"I don't know where @grindle got the name, 'Gypsy Farm' from", I explained to @anidiotexplores as we tentatively approached a decaying house in the middle of nowhere.
Not a sound came to my ears, besides the gentle undulating breeze of summer.
Despite having shit hearing, I can still cope especially when no other sounds are interfering with what I am trying to listen for; people and their movements.
From this distance, I spotted holes in the roof, but getting past this rusty tanker was the immediate priority.
I suppose having your own source of fuel is not a bad idea, so long as it's full of gas and magically keeps full, whether that be petrol or diesel.
If this was to keep us out, it was pitiful and doomed to failure. There were other ways in and plenty of them.
Keep away from the nettles, and 'Gypsy Farm' would be a synch compared to some of the other places we encountered in Anglesey.
Inside was well and truly fucked, but did contain some goodies such as this upright piano, flanked with bright red wallpaper.
With half of the upper floor masonry finding a new home, no keys were ever going to be played again on this ex-musical instrument.
A shame, as I was dying to give it a crack and hammer out the intro to 'She's Like the Wind'. I can't remember much more than that, having no keys at home to practice.
Front doors are generally locked, and there would be little need to climb through that broken window panel. Other access points were hardly difficult to find.
This room proved a little surreal to me, though from this angle you may not know why. When the upper floor is completely gone, then those books don’t have any right to be there.
They should be buried under all the crap yet I was seeing David Eddings’ fantasy classics I read when around 18 years old and James Clavell’s ‘Shogun’.
In such bad shape, and yet still revealing lots of items, I edged past the stairs and into the dining room.
Someone has given the place a right going over, what a sight and it was not to end here.
This view intrigued me, especially as the window was almost gone.
With the witch hazel and iodine perched on the ends of the shelf, so close to 'outside', a harsh breeze would be enough to topple the bottles and yet they stood firmly in place, as though glued in place.
Wouldn't you like to sample what was being cooked in there? I am guessing human flesh seasoned with garlic and onions.
The HP sauce as ever and these Gypsies liked their coffee. Instant it may be but not that shiity Nescafe.
One of those no-go areas; there's far too much junk over there and a microwave oven is your prize for the pointless climb.
Very abstract walls, it would probably win a prize in those weird art shows.
It reminds me of a Venus fly trap but for humans. Once it's devoured that metal bucket any explorer who gets too close will be eaten. Tilt your head to the left and you can see the eyes, waiting for a victim.

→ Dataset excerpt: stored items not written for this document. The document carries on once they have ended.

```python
class Exchange(ctypes.Structure):
    _fields_ = [('kind', ctypes.c_int), ('count', ctypes.c_longlong), ('send_up', ctypes.c_void_p),
# ... 86 lines not shown
        'st_qn_strip_apply': (i32, [vp, i64, i32, vp, vp, vp, f64, vp]),
        'st_plan_qn_strip_step': (i32, [vp, vp, vp, vp, vp, vp, f64, vp]),
        'st_plan_create_strip': (i32, [pp, vp, i32, i32, i32, i32]),
        'st_plan_closure_begin': (i32, [vp, vp, vp]),
        'st_plan_set_rank': (i32, [vp, i32, i32]),
        'st_plan_closure_next': (i32, [vp, ctypes.POINTER(Exchange), vp]),
        'st_fabric_unique_id': (i32, [ctypes.c_char_p]),
        'st_fabric_create': (i32, [pp, ctypes.c_char_p, ctypes.c_char_p, i32, i32, i32]),
        'st_fabric_destroy': (i32, [vp]),
        'st_fabric_abort': (i32, [vp]),
        'st_fabric_selftest': (i32, [vp, vp, i32]),
        'st_plan_closure_run': (i32, [vp, vp, vp]),
        'st_plan_losses': (i32, [vp, pp]),
        'st_plan_debug_read': (i32, [vp, i32, ctypes.POINTER(f32), i32]),
        'st_plan_forward_begin': (i32, [vp, vp, i32]),
        'st_plan_moment_sums': (i32, [vp, i32, vp, vp]),
        'st_plan_set_graph': (i32, [vp, i32]),
        'st_plan_profile_enable': (i32, [vp, i32]),
        'st_plan_profile_read': (i32, [vp, ctypes.POINTER(i64), ctypes.POINTER(f64), ctypes.POINTER(f64)]),
        'st_plan_profile_read_hbm': (i32, [vp, i32, ctypes.POINTER(i64), ctypes.POINTER(f64), ctypes.POINTER(f64)]),
        'st_op_sqrtm_ns': (i32, [vp, vp, i32, vp]),
        'st_op_sqrtm_ns_backward': (i32, [vp, vp, vp, i32, vp]),
        'st_op_sqrtm_ns_backward_diag': (i32, [vp, f32, vp, i32, vp]),
        'st_op_tv_loss': (i32, [vp, i32, i32, vp, vp, vp]),
        'st_op_sqrtm_time': (i32, [i32, i32, ctypes.POINTER(f64), ctypes.POINTER(f64), vp]),
        'st_op_mfma_rate': (i32, [i32, i32, i32, i32, ctypes.POINTER(f64), ctypes.POINTER(f64), vp]),
        'st_op_mfma_valu_rate': (i32, [i32, i32, i32, i32, i32, i32, i32, ctypes.POINTER(f64), ctypes.POINTER(f64),
                                       ctypes.POINTER(f64), vp]),
        'st_op_grid_barrier_time': (i32, [i32, i32, i32, i32, ctypes.POINTER(f64), ip, vp]),
        'st_op_winograd_consumer_rate': (i32, [i32, i32, ctypes.POINTER(f64), vp]),
        'st_op_conv3x3_time': (i32, [i32, i32, i32, i32, i32, i32, i32, ctypes.POINTER(f64), vp]),
        'st_op_conv3x3': (i32, [vp, vp, vp, vp, i32, i32, i32, i32, i32, i32, vp]),
        'st_op_conv3x3_dgrad': (i32, [vp, vp, vp, vp, i32, i32, i32, i32, i32, vp]),
        'st_op_conv3x3_strip': (i32, [vp, vp, i32, i32, vp, vp, vp, i32, i32, i32, i32, i32, i32, i32, vp]),
        'st_op_conv3x3_strip_ex': (i32, [vp, vp, i32, i32, vp, vp, vp, vp, i32, i32, i32, i32, i32, i32, i32, i32, i32, vp]),
        'st_op_conv1x1': (i32, [vp, vp, vp, vp, i32, i32, i64, i32, vp]),
        'st_op_pool2x2': (i32, [vp, vp, i32, i32, i32, i32, vp]),
        'st_op_pool2x2_backward': (i32, [vp, vp, vp, i32, i32, i32, i32, vp]),
        'st_head_create': (i32, [pp, i32, i32, i32, i32, i32]),
        'st_head_destroy': (i32, [vp]),
        'st_head_device_bytes': (i64, [vp]),
        'st_head_state_floats': (i64, [vp]),
        'st_head_moments': (i32, [vp, vp, vp, vp, vp]),
        'st_op_gram_split_plan': (i32, [i32, i64, i32, ip, ctypes.POINTER(i64), ip]),
        'st_head_forward': (i32, [vp, vp, vp, vp, vp, vp, f32, vp, vp, vp]),
        'st_head_backward': (i32, [vp, vp, vp, vp, vp, vp]),
# ... 926 lines not shown
        _check(lib.st_op_sqrtm_ns(_ptr(a.contiguous()), _ptr(root), n, _stream()))
    return root


def op_sqrtm_ns_backward(root, grad_root):
    lib = load_library()
    n = root.shape[-1]
    ga = torch.empty(root.shape, dtype=root.dtype, device=root.device)
    with torch.cuda.device(root.device):
        _check(lib.st_op_sqrtm_ns_backward(_ptr(root.contiguous()), _ptr(grad_root.contiguous()), _ptr(ga), n,
                                           _stream()))
    return ga


def op_sqrtm_ns_backward_diag(root, grad_diag):
    lib = load_library()
    n = root.shape[-1]
    ga = torch.empty(root.shape, dtype=root.dtype, device=root.device)
    with torch.cuda.device(root.device):
        _check(lib.st_op_sqrtm_ns_backward_diag(_ptr(root.contiguous()), float(grad_diag), _ptr(ga), n, _stream()))
    return ga


def op_sqrtm_time(n, iters=20):
    lib = load_library()
    f, b = ctypes.c_double(), ctypes.c_double()
    _check(lib.st_op_sqrtm_time(int(n), int(iters), ctypes.byref(f), ctypes.byref(b), _stream()))
    return f.value, b.value


def op_mfma_rate(lds_reads=0, waves=8, steps=20000, launches=10):
    lib = load_library()
    t, m = ctypes.c_double(), ctypes.c_double()
    _check(lib.st_op_mfma_rate(int(lds_reads), int(waves), int(steps), int(launches), ctypes.byref(t),
                               ctypes.byref(m), _stream()))
    return t.value, m.value


def op_mfma_valu_rate(lds_reads, waves, steps, valu_waves, valu_steps, valu_prio=0, launches=10):
    lib = load_library()
    t, m = ctypes.c_double(), ctypes.c_double()
    c = (ctypes.c_double * 2)()
    _check(lib.st_op_mfma_valu_rate(int(lds_reads), int(waves), int(steps), int(launches), int(valu_waves),
                                    int(valu_steps), int(valu_prio), ctypes.byref(t), ctypes.byref(m), c, _stream()))
    return t.value, m.value, c[0], c[1]

# ... 487 lines not shown
```

Measured before the change: 450.2 it/s.

## Fold Newton-Schulz prepare step into first GEMM and ride W2 loss

Adds operand-transform modes to the small GEMM batch so that the first Newton-Schulz product normalises its inputs by the Frobenius norm. The norm is reduced from sum-of-squares partials inside the kernel, and the identity-based initial operands are built on load. This removes the separate prepare launch that materialised the normalised matrices. The W2 loss reduction is also folded into an extra block of the first backward GEMM launch. A lockstep test entry point is exposed as well. The change adds per-tile norm reductions that each block recomputes and more branching in operand loading, and it applies only for n <= 256.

CRT TVs, a few more books as well as a large amplifier. Some arse had kicked a hole in the large speaker.
Alien and Predator books, a sci-fi Gypsy freak once lived here.
Bikes as well, and from the mid 80’s; a small picture about the ex-inhabitants was starting to form.
A single bed; I doubt it was just a couple living here, likely a family and a big one if they were real Gypsies.
A peek in the loft revealed a partial drum kit. With the piano downstairs, at least part of this family had some musical flair, and maybe talent.
19th-century American history? It's a strange topic for a regular school kid, and yet the red writing reminds me of a school-type marking system. It's a little harsh.
A teenager wrote this? maybe one in further education. I was never taught stuff like this in school, it was all English history about the industrial revolution.
This brings me back to the surrealistic visual I mentioned earlier. This is taken from the first floor and as you can see it is non-existent, with me perched on the edge.
It’s all very well going upstairs in a fucked house, but you have to expect to not be able to get to certain places.
While having forty winks on that bed could have been an idea, I am quite certain my sleep would be compromised by a sudden downward movement followed by a concussion at the very least.
Likewise taking a shit in the upstairs toilet would prove to be more than perilous. Quite drafty on your balls too.
Who would have thought the house was in such bad shape looking the other way and this perfectly normal upper staircase?
There's even a rare bannister, but sliding down could have been going a little far and asking for trouble.
Given a dose of Mr Sheen, this could be a perfectly decent antique set of drawers. In a more urban location, it would have been nicked years ago.
A time capsule? No doubt about it, and these are the types I prefer.
Nobody died recently, it's not full of police stickers, it's not for sale and there's no angry farmer hanging around threatening us with a shotgun.
Full of crazy sights and so far out of the way to avoid spray painters and graffiti hounds. We left in search of more.